··· Data supplied ···

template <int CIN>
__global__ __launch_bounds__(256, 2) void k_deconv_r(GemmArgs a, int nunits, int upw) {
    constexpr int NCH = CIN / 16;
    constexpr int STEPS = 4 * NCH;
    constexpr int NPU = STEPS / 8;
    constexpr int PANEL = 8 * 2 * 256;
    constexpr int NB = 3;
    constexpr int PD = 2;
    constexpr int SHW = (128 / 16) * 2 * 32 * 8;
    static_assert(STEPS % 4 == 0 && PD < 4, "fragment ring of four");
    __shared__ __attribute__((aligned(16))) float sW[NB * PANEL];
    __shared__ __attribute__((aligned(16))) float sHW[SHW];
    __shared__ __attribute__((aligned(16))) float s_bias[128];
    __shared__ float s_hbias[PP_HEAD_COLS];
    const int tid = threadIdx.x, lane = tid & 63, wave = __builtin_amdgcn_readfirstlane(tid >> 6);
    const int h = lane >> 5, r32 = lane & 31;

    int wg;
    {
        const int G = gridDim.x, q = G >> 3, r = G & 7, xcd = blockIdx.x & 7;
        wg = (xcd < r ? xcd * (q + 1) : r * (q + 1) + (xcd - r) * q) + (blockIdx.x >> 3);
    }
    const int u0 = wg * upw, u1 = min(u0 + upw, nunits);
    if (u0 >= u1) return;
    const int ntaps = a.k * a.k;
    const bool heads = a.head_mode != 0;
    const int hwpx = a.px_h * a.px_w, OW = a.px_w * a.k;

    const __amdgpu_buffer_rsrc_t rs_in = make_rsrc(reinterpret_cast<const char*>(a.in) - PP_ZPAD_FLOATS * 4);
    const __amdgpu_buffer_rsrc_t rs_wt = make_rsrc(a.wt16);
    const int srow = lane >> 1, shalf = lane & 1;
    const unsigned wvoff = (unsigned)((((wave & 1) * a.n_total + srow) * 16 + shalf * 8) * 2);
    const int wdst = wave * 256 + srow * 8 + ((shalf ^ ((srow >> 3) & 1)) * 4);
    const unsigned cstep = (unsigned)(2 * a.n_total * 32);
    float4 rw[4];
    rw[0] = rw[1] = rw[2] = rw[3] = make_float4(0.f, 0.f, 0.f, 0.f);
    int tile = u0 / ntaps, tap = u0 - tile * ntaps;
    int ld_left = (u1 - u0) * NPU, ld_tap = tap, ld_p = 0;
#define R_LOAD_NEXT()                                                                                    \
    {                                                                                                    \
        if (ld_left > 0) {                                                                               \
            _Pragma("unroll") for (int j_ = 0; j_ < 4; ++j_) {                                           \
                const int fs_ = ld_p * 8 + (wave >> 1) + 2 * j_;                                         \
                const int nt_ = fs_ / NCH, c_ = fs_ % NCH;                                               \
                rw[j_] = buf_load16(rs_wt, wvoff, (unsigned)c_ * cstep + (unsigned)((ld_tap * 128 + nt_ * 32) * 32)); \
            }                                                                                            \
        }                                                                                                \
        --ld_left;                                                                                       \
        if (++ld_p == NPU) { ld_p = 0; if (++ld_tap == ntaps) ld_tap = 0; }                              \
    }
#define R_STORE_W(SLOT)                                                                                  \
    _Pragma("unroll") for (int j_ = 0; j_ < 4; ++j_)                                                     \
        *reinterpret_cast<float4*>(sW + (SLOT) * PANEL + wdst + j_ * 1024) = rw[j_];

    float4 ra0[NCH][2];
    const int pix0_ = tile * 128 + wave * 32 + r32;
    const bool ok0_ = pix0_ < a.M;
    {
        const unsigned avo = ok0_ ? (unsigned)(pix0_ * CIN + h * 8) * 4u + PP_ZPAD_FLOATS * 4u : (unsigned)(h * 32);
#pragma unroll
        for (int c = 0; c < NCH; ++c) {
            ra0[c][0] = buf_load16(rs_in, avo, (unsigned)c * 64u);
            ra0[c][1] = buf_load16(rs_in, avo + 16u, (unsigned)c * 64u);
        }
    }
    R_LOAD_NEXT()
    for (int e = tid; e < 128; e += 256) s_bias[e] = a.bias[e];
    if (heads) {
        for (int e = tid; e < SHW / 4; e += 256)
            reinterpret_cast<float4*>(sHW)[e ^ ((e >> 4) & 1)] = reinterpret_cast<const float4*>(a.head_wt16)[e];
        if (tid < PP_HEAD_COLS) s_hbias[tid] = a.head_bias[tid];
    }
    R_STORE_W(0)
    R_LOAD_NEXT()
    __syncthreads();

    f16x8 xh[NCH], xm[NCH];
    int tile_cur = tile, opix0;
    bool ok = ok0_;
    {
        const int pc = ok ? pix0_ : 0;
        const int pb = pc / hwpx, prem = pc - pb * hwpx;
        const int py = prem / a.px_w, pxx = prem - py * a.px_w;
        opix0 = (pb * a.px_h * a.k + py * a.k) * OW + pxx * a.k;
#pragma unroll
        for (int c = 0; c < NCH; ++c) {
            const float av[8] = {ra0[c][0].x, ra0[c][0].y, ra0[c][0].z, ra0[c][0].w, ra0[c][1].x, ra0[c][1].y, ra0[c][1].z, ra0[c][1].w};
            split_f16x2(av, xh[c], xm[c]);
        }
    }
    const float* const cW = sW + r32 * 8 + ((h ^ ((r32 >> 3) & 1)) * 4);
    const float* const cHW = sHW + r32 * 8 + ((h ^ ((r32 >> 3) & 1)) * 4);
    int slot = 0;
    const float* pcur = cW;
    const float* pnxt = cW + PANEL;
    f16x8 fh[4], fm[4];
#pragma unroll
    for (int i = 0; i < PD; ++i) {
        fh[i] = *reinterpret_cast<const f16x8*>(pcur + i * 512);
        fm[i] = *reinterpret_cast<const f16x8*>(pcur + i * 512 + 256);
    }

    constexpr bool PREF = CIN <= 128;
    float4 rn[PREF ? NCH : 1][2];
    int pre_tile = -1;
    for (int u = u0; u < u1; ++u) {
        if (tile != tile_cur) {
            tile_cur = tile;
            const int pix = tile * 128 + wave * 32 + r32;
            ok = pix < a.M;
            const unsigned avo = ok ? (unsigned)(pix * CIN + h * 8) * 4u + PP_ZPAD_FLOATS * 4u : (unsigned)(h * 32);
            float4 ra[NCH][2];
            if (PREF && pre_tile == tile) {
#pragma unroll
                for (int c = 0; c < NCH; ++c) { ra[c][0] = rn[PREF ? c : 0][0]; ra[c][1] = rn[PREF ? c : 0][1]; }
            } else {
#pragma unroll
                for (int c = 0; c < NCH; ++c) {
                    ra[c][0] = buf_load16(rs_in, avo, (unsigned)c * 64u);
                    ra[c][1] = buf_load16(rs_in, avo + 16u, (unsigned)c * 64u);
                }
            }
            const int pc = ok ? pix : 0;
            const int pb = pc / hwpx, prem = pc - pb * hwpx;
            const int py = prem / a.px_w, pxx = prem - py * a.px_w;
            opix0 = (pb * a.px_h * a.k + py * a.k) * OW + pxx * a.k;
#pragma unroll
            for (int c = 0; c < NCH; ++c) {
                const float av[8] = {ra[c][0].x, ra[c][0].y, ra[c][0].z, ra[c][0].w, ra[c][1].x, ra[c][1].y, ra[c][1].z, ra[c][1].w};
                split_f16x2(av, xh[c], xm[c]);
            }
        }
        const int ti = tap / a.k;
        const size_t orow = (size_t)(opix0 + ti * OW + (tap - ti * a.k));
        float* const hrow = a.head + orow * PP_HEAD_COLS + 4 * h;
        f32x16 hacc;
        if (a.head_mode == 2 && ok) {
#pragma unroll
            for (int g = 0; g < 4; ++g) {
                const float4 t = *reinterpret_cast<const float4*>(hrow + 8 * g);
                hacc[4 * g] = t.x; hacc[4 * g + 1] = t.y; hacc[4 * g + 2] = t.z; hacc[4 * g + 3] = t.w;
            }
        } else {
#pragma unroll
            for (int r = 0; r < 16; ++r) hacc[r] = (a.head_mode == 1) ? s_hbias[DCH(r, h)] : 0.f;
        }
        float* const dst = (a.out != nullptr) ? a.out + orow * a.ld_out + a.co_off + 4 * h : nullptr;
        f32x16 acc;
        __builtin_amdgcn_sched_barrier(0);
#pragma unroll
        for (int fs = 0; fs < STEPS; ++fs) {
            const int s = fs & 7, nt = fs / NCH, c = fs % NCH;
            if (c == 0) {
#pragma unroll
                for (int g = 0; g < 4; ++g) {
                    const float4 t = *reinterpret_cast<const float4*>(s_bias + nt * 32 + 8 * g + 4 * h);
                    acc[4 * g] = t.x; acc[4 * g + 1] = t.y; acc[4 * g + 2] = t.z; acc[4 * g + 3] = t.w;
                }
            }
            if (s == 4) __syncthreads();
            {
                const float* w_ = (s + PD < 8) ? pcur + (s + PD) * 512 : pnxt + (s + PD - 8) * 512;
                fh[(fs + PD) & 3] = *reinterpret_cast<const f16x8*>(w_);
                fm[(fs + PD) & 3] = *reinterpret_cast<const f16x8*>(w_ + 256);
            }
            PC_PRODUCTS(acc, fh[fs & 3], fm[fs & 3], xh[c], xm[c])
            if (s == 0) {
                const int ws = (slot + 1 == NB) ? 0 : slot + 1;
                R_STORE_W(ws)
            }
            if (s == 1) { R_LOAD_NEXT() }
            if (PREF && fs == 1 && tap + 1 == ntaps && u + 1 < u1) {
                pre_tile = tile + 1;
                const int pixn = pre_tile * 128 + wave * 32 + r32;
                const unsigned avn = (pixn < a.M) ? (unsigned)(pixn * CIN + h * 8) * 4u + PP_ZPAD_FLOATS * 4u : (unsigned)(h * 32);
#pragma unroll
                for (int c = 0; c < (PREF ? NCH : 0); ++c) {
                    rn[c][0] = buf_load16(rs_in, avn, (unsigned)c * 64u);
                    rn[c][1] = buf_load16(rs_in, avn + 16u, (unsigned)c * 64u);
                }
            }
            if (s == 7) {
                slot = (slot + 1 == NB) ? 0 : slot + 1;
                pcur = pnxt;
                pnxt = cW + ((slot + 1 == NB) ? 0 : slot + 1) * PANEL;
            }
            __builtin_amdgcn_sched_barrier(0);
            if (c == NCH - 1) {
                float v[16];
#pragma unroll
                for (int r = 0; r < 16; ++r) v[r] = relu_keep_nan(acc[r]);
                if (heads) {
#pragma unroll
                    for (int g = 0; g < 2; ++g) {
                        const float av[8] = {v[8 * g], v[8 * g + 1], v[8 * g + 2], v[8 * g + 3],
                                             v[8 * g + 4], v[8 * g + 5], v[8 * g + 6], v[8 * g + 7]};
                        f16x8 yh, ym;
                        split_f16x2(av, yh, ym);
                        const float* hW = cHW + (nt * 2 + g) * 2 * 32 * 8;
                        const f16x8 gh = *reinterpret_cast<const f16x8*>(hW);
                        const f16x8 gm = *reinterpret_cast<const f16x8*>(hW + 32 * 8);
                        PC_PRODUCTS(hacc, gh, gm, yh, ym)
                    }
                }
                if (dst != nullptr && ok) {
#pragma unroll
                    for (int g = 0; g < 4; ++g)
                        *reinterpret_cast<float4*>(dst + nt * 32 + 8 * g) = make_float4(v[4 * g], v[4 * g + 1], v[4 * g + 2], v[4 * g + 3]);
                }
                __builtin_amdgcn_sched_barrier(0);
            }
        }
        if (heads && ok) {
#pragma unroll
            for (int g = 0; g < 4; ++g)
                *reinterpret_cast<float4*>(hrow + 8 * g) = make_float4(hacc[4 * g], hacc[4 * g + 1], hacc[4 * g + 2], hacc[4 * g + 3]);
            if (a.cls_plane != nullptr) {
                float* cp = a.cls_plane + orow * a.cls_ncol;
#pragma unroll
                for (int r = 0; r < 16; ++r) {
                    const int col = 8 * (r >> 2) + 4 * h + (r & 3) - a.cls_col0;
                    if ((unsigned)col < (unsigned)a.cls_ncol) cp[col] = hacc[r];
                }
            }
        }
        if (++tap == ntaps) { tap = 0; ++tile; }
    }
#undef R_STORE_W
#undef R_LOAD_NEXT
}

···
··· Data supplied ···

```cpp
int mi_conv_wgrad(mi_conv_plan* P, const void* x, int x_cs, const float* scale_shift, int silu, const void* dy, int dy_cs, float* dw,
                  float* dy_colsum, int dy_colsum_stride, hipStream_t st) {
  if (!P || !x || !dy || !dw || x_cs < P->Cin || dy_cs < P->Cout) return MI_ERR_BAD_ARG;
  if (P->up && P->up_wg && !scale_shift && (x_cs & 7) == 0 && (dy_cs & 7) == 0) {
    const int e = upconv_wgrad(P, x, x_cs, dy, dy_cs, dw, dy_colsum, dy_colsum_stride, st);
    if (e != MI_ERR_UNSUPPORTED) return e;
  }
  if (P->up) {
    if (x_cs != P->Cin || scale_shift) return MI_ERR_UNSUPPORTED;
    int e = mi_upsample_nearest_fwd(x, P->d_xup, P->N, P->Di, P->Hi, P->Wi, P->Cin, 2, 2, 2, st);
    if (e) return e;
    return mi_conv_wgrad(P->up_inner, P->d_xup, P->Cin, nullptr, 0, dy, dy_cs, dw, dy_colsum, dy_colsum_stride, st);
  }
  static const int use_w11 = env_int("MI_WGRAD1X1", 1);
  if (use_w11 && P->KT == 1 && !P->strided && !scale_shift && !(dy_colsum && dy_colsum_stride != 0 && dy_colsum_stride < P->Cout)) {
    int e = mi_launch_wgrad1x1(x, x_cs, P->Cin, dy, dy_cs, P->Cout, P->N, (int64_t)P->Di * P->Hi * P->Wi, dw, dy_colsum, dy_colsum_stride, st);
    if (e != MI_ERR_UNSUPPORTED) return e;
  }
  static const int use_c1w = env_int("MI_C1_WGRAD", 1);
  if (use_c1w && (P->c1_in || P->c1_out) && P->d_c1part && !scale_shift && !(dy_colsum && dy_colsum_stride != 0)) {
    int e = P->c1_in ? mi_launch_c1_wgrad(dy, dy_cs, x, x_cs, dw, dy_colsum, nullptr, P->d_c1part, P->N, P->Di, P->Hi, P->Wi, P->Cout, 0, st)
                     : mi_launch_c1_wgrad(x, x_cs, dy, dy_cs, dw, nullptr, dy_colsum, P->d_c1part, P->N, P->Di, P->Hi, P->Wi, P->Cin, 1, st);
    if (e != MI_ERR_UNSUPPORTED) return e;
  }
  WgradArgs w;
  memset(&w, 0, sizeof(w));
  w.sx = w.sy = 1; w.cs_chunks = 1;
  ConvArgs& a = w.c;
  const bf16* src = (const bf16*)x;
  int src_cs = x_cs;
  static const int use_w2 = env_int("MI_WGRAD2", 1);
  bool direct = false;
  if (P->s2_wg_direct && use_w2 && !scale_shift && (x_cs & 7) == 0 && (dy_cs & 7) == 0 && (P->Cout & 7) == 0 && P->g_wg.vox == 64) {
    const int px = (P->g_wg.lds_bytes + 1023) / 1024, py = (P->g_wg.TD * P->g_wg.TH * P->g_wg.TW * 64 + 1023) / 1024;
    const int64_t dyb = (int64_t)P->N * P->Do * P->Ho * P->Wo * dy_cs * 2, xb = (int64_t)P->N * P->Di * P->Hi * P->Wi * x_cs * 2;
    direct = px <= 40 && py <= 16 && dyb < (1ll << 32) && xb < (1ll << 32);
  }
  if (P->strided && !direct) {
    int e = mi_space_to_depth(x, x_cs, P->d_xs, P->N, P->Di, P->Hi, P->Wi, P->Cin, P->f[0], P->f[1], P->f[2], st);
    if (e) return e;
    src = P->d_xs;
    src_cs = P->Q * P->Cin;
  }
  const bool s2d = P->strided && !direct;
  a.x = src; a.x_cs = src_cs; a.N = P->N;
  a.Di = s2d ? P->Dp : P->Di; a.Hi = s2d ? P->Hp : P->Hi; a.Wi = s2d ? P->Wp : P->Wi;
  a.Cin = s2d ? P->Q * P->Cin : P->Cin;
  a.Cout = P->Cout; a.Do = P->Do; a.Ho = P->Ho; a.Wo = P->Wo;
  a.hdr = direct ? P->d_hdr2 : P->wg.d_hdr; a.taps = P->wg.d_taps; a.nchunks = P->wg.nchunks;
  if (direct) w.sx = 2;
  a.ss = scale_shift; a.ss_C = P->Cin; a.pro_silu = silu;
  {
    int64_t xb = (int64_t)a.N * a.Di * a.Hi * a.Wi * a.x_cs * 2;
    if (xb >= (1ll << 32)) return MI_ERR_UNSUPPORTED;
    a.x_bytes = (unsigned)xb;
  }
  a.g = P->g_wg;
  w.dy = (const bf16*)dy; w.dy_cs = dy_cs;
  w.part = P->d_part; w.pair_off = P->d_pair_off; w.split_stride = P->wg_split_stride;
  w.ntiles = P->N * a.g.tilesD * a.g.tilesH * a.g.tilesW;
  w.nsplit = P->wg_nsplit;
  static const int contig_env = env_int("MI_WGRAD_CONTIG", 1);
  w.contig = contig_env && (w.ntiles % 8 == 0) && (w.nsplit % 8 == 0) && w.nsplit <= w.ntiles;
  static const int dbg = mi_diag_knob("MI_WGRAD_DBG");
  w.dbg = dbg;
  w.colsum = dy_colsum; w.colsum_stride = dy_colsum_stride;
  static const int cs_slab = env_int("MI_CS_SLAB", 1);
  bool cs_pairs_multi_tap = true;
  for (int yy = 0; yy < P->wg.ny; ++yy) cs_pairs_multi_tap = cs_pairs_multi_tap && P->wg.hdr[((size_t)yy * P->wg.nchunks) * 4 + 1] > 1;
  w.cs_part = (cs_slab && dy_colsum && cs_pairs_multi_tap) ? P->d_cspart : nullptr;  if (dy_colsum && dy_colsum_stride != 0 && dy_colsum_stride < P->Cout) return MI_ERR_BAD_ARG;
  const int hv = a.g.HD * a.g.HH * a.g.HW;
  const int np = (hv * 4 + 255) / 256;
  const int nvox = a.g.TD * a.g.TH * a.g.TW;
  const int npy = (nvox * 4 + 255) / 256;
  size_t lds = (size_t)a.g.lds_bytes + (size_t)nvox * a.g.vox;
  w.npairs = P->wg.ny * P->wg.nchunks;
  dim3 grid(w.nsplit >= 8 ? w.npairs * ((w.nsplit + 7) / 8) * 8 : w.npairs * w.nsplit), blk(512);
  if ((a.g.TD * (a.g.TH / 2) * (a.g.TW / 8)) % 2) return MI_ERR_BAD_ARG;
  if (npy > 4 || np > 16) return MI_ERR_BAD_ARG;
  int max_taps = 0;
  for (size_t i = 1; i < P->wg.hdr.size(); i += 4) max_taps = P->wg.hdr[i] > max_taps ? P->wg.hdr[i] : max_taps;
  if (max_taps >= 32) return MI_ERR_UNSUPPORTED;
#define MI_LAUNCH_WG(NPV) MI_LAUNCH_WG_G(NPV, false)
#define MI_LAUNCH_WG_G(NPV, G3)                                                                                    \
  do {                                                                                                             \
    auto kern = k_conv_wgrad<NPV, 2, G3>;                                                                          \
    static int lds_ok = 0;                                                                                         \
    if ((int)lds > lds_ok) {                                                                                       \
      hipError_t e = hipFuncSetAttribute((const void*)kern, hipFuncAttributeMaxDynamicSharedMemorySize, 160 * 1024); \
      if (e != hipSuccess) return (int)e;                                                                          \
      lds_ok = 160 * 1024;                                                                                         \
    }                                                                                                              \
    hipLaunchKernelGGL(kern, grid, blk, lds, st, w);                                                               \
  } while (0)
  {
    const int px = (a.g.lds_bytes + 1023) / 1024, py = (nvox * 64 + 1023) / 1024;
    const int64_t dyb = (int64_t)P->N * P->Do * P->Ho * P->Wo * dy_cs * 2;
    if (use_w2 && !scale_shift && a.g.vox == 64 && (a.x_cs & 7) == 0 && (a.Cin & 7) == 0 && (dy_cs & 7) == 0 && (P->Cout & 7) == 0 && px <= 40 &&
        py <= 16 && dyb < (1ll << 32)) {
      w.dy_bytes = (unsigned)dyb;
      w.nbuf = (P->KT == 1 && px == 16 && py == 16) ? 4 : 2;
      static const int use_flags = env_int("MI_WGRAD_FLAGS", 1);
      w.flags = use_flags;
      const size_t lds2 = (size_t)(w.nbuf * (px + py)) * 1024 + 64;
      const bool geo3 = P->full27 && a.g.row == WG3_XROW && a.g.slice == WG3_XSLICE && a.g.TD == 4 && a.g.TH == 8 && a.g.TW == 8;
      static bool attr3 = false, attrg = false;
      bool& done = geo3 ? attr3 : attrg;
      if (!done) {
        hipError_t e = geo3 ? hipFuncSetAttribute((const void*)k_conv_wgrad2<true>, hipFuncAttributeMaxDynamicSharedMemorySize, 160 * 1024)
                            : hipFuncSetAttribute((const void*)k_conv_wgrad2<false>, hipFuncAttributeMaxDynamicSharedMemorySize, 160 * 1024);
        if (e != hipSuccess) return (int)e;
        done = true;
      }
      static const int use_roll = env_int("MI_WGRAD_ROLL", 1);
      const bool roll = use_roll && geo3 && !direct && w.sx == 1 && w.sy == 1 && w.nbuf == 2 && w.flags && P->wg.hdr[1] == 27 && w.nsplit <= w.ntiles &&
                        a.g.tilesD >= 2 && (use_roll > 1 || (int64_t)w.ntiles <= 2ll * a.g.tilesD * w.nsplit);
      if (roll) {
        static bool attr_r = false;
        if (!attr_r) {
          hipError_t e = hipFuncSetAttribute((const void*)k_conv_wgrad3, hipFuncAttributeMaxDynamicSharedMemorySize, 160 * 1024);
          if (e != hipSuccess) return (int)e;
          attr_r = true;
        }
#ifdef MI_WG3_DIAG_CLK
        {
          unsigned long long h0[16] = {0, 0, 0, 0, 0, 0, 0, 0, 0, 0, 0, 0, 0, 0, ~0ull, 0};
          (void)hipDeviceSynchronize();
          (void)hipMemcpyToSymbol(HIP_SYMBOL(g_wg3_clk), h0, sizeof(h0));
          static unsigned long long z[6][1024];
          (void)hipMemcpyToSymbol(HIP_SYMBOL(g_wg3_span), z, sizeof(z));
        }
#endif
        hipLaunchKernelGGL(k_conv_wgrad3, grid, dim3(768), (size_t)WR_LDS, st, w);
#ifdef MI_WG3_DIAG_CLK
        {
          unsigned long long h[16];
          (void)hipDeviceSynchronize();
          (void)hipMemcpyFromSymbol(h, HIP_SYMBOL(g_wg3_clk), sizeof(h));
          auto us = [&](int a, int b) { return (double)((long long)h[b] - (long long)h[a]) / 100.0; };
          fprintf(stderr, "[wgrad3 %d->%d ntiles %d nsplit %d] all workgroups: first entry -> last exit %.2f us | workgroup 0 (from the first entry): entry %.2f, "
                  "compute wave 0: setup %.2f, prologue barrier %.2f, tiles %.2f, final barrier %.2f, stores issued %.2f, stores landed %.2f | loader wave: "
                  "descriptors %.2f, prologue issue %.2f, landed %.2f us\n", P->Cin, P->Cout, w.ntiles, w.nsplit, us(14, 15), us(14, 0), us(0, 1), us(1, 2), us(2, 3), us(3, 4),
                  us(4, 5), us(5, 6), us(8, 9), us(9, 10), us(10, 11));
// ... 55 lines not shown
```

···

### Problem statement
Within the listing above, find every line containing the string "shalf" and return it.

### Result of this exercise
    const int srow = lane >> 1, shalf = lane & 1;
    const unsigned wvoff = (unsigned)((((wave & 1) * a.n_total + srow) * 16 + shalf * 8) * 2);
    const int wdst = wave * 256 + srow * 8 + ((shalf ^ ((srow >> 3) & 1)) * 4);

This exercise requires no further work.